How bacterial colonies could drive rotors

bacterial-rotor

E coli bacteria use motors called flagella to generate a force that pushes them along at a rate of up to 10 body lengths per second. That’s a fair rate of knots and in recent years several groups have used this force to turn microrotors. Their approach is to bond the bacteria to a rotor like carthorses to a millstone. That certainly works, but it’s time consuming and fiddly, especially when the workforce dies on you.

But there is a cleverer way, say Luca Angelani and pals from the University of Rome in Italy. Simply place an asymmetric cog in a bath of moving bacteria and they will start it spinning for you.

That sounds a bit like extracting kinetic energy from the random motion of particles, which we know to be impossible because the motion is symmetric in time.

But Angelani and co say there is in important difference between this and bacterial motion: the former is in equilibrium but the latter is an open system with a net income of energy provided by nutrients.
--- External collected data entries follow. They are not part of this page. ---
# helenypzhang/Subspace-Multimodal-Learning

Hardware: AMD Instinct MI355X
Metric: bags/sec fwd+bwd, DeformCrossTransMIL N=10k x 512 (higher is better)
Workload: dtype f32

## Files before the change

subspace-multimodal-learning_amd/csrc/deform_attn.hip:

```cpp
#include "deform_common.h"
#include "cpb_regions.h"
#include "cpb_regions1d.h"

extern "C" int smml_deform_attn_nst(int N);

namespace {


constexpr int FWD_WPS = 2;
template <int PDX, bool SAVE>
__global__ __launch_bounds__(256, FWD_WPS) void deform_attn_fwd_kernel(
    const float* __restrict__ Q, const float* __restrict__ K, const float* __restrict__ V,
    const float* __restrict__ VS, const float* __restrict__ GQ, CpbParams cp, float* __restrict__ O,
    float* __restrict__ LSE, float* __restrict__ LT, unsigned short* __restrict__ MK, int N, int J, int H, int G, int NST,
    float scale, DropCfg dc_in) {
  constexpr int PD = PosCfg<PDX>::PD;
  constexpr bool RAW = PosCfg<PDX>::RAW;
  const DropCfg dc = drop_resolve(dc_in);
  __shared__ __attribute__((aligned(16))) _Float16 Kp[2][KT * FRLD];
  __shared__ __attribute__((aligned(16))) _Float16 Vp[2][KT * FTLD];
  __shared__ __attribute__((aligned(16))) _Float16 Qp[WAVES][2][QT * FRLD];
  __shared__ float vsl[KT][2];
  __shared__ float biasT[WAVES][KT][QT];

// ... 133 lines not shown
    wave_lds_fence();

    float tmax = -INFINITY;
#pragma unroll
    for (int r = 0; r < 16; ++r) {
      const int key = acc_row(r, hf);
      const float sv = (key < nk) ? s[r] + biasT[wave][key][c] : -INFINITY;
      s[r] = sv;
      tmax = fmaxf(tmax, sv);
    }
    unsigned keepbits = 0xFFFFu;
    if (dc.thresh) {
      const unsigned long long base2 = ((unsigned long long)(b * H + h) * N + qi) * ((J + 1) >> 1) + (j0 >> 1);
      keepbits = 0u;
#pragma unroll
      for (int r = 0; r < 16; r += 2) keepbits |= drop_keep2(dc, base2 + (acc_row(r, hf) >> 1)) << r;
    }
    if (SAVE) {
      if (dc.thresh) {
        tmax = -INFINITY;
#pragma unroll
        for (int r = 0; r < 16; ++r) {
          if (acc_row(r, hf) < nk) s[r] = stash_keep(s[r], (keepbits >> r) & 1u);
          tmax = fmaxf(tmax, s[r]);
        }
      }
#pragma unroll
      for (int r = 0; r < 16; ++r) {
        const int key = acc_row(r, hf);
        if (key < nk) LTb[(size_t)(j0 + key) * 32 + c] = s[r];
      }
    }
    tmax = xhalf_max(tmax);
    const float m_new = fmaxf(m_run, tmax);
    const float alpha = sexp(m_run - m_new);
    float psum = 0.f;
#pragma unroll
    for (int r = 0; r < 16; ++r) {
      const float p = sexp(s[r] - m_new);
      psum += p;
      s[r] = p;
    }
    if (dc.thresh) {
#pragma unroll
      for (int r = 0; r < 16; ++r) s[r] *= ((keepbits >> r) & 1u) ? dc.keep_scale : 0.f;
    }
    l_run = l_run * alpha + psum;
    m_run = m_new;
#pragma unroll
    for (int r = 0; r < 16; ++r) { oacc0[r] *= alpha; oacc1[r] *= alpha; }

#pragma unroll
    for (int kb = 0; kb < 2; ++kb) {
      float p8[8];
#pragma unroll
      for (int j = 0; j < 8; ++j) p8[j] = s[8 * kb + j];
      half8 ph, pl;
      split8(p8, ph, pl);
      const int ro = (16 * kb + 4 * hf + trq) * FTLD + trc;
      const half8 vh0 = lds_frag_tr_h(&Vp[0][ro], &Vp[0][ro + 8 * FTLD]), vl0 = lds_frag_tr_h(&Vp[1][ro], &Vp[1][ro + 8 * FTLD]);
      const half8 vh1 = lds_frag_tr_h(&Vp[0][ro + 32], &Vp[0][ro + 32 + 8 * FTLD]), vl1 = lds_frag_tr_h(&Vp[1][ro + 32], &Vp[1][ro + 32 + 8 * FTLD]);
      oacc0 = mfma16(vl0, ph, oacc0); oacc0 = mfma16(vh0, pl, oacc0); oacc0 = mfma16(vh0, ph, oacc0);
      oacc1 = mfma16(vl1, ph, oacc1); oacc1 = mfma16(vh1, pl, oacc1); oacc1 = mfma16(vh1, ph, oacc1);
    }
    wave_lds_fence();
  }

  l_run = xhalf_sum(l_run);
  const float inv = 1.f / l_run;
  if (qvalid) {
    float* op = O + ((size_t)b * N + qi) * HD + h * DH;
#pragma unroll
    for (int rg = 0; rg < 4; ++rg) {
      const int d = 8 * rg + 4 * hf;
      *reinterpret_cast<float4*>(op + d) = make_float4(oacc0[4 * rg] * inv, oacc0[4 * rg + 1] * inv,
                                                       oacc0[4 * rg + 2] * inv, oacc0[4 * rg + 3] * inv);
      *reinterpret_cast<float4*>(op + 32 + d) = make_float4(oacc1[4 * rg] * inv, oacc1[4 * rg + 1] * inv,
                                                            oacc1[4 * rg + 2] * inv, oacc1[4 * rg + 3] * inv);
    }
    if (hf == 0) LSE[(size_t)(b * H + h) * N + qi] = m_run + logf(l_run);
  }
}
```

This breaks the time symmetry allowing energy to be extracted in the form of directed motion.

Angelani and co calculate that their bacterial bath could turn an asymmetric gear at a rate of a few rpm, which is an interesting result.

Our findings can open the way to new and fascinating applications in the field of hybrid bio-microdevices engineering, and also provide new insight in the more fundamental aspects of nonequilibrium dynamics of active matter.

That sounds exciting and the effect doesn’t look hard to confirm experimentally. Which begs the question: what are they waiting for?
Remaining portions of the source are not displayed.